In one of the earlier versions of this course, I remember a student asked why we specifically chose *sigmoid* as the output layer activation and asked why *tanh* couldn’t be used for that purpose. Since the range of *tanh* is (-1,1), instead of (0,1), we could define “yes” answers to be \hat{y} \geq 0. Then the question is what would we use as the loss function in that case, since the log loss (‘cross entropy’) loss function depends on the output values having the range (0,1). Well, one solution would be to shift and scale the output of *tanh* so that the range becomes (0,1) by using:

g(z) = \displaystyle \frac {tanh(z) + 1}{2}

If you do that, then the slope of g(z) is a bit steeper than *sigmoid*. Here are the two functions graphed in the domain [-5,5] with sigmoid in blue and g(z) shown in orange:

So the new g(z) will have a worse version of the “vanishing gradient” problem than

*sigmoid*, because it plateaus more aggressively. Well, we can solve that problem by scaling the input value like this:

g(z) = \displaystyle \frac {tanh(\frac{z}{2}) + 1}{2}

But then, guess what? That function is exactly the same as *sigmoid*. Here’s the derivation:

tanh(z) = \displaystyle\frac{e^z - e^{-z}}{e^z + e^{-z}}

tanh(z) = \displaystyle\frac{e^{2z} - 1}{e^{2z} + 1}

g(z) = \displaystyle\frac{1}{2}\left(tanh\left(\frac {z}{2}\right) + 1\right)

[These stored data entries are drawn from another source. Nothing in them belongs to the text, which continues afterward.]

int lvsr_sgemm(void* stream, int transA, int transB, int M, int N, int K, float alpha, const float* A, int lda,
               const float* B, int ldb, float beta, float* C, int ldc, const float* bias, float* ws,
               long long ws_bytes) {
    return sgemm_launch(stream, transA, transB, M, N, K, alpha, A, lda, B, ldb, beta, C, ldc, bias, ws, ws_bytes, 1, 0, 0, 0);
}

int lvsr_sgemm_batched(void* stream, int transA, int transB, int M, int N, int K, float alpha, const float* A, int lda,
                       long long strideA, const float* B, int ldb, long long strideB, float beta, float* C, int ldc,
                       long long strideC, int batch) {
    LVSR_REQUIRE(batch >= 0, "lvsr_sgemm_batched: negative batch");
    if (batch == 0) return LVSR_OK;
    return sgemm_launch(stream, transA, transB, M, N, K, alpha, A, lda, B, ldb, beta, C, ldc, nullptr, nullptr, 0, batch,
                        strideA, strideB, strideC);
}

int lvsr_sgemm_tn_grouped(void* stream, const lvsr_gemm_desc* descs, int n, float* ws, long long ws_bytes) {
    LVSR_REQUIRE(n >= 0 && (n == 0 || descs), "lvsr_sgemm_tn_grouped: bad arguments");
    hipStream_t st = (hipStream_t)stream;
    for (int i = 0; i < n; ++i)
        LVSR_REQUIRE(descs[i].A && descs[i].B && descs[i].C && descs[i].M > 0 && descs[i].N > 0 && descs[i].K > 0,
                     "lvsr_sgemm_tn_grouped: bad descriptor %d", i);
    auto aligned = [](const lvsr_gemm_desc& s) {
        return (s.lda & 3) == 0 && (s.ldb & 3) == 0 && (((size_t)s.A) & 15) == 0 && (((size_t)s.B) & 15) == 0;
    };
    int target = 1024;
    if (ws) {
        for (;; target += 512) {
            long long need = 0;
            bool splits = false;
            for (int i = 0; i < n; ++i) {
                const int want = (descs[i].K + target - 1) / target;
                if (want > 1) { need += (long long)want * descs[i].M * descs[i].N; splits = true; }
            }
            if (!splits || need * 4 <= ws_bytes) break;
        }
    }
    long long off = 0;
    for (int pass = 0; pass < 2; ++pass) {
        GroupPack pk;
        pk.n = 0; pk.part = ws;
        int units = 0;
        bool any_split = false;
        auto launch = [&]() {
            if (pk.n == 0) return;
            pk.total = units;
            if (pass == 0) hipLaunchKernelGGL(lvsr_sgemm128_grouped_tn_kernel<true>, dim3(units), dim3(256), 0, st, pk);
            else hipLaunchKernelGGL(lvsr_sgemm128_grouped_tn_kernel<false>, dim3(units), dim3(256), 0, st, pk);
            if (any_split) hipLaunchKernelGGL(lvsr_sgemm_grouped_reduce, dim3(32, pk.n), dim3(256), 0, st, pk);
            pk.n = 0; units = 0; any_split = false;
        };
        for (int i = 0; i < n; ++i) {
            const lvsr_gemm_desc& s = descs[i];
            if (aligned(s) != (pass == 0)) continue;
            if (pk.n == GROUP_MAX) launch();
            GroupDesc& d = pk.d[pk.n++];
            d.A = s.A; d.B = s.B; d.C = s.C; d.M = s.M; d.N = s.N; d.K = s.K; d.lda = s.lda; d.ldb = s.ldb; d.ldc = s.ldc; d.beta = s.beta;
            d.gx = (s.N + GN - 1) / GN; d.gy = (s.M + GM - 1) / GM;
            int want = ws ? (s.K + target - 1) / target : 1;
            int chunk = (s.K + want - 1) / want;
            chunk = ((chunk + GK - 1) / GK) * GK;
            d.kchunk = chunk;
            d.ksplit = (s.K + chunk - 1) / chunk;
            d.part_off = off;
            if (d.ksplit > 1) { off += (long long)d.ksplit * s.M * s.N; any_split = true; }
            d.unit0 = units;
            units += d.gx * d.gy * d.ksplit;
        }
        launch();
    }
    return lvsr_check_launch("lvsr_sgemm_tn_grouped");
}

g(z) = \displaystyle\frac{1}{2}\left(\frac{e^{z} - 1}{e^{z} + 1} + 1\right)

g(z) = \displaystyle\frac{1}{2}\left(\frac{e^{z} - 1}{e^{z} + 1} + \frac{e^{z} + 1}{e^{z} + 1}\right)

g(z) = \displaystyle\frac{1}{2}\left(\frac{2e^{z} }{e^{z} + 1}\right)

g(z) = \displaystyle\left(\frac{e^{z} }{e^{z} + 1}\right)\left(\frac{e^{-z}}{e^{-z}}\right)

g(z) = \displaystyle\frac{1}{1 + e^{-z}}

So we’re back where we started: let’s just use *sigmoid* and be happy!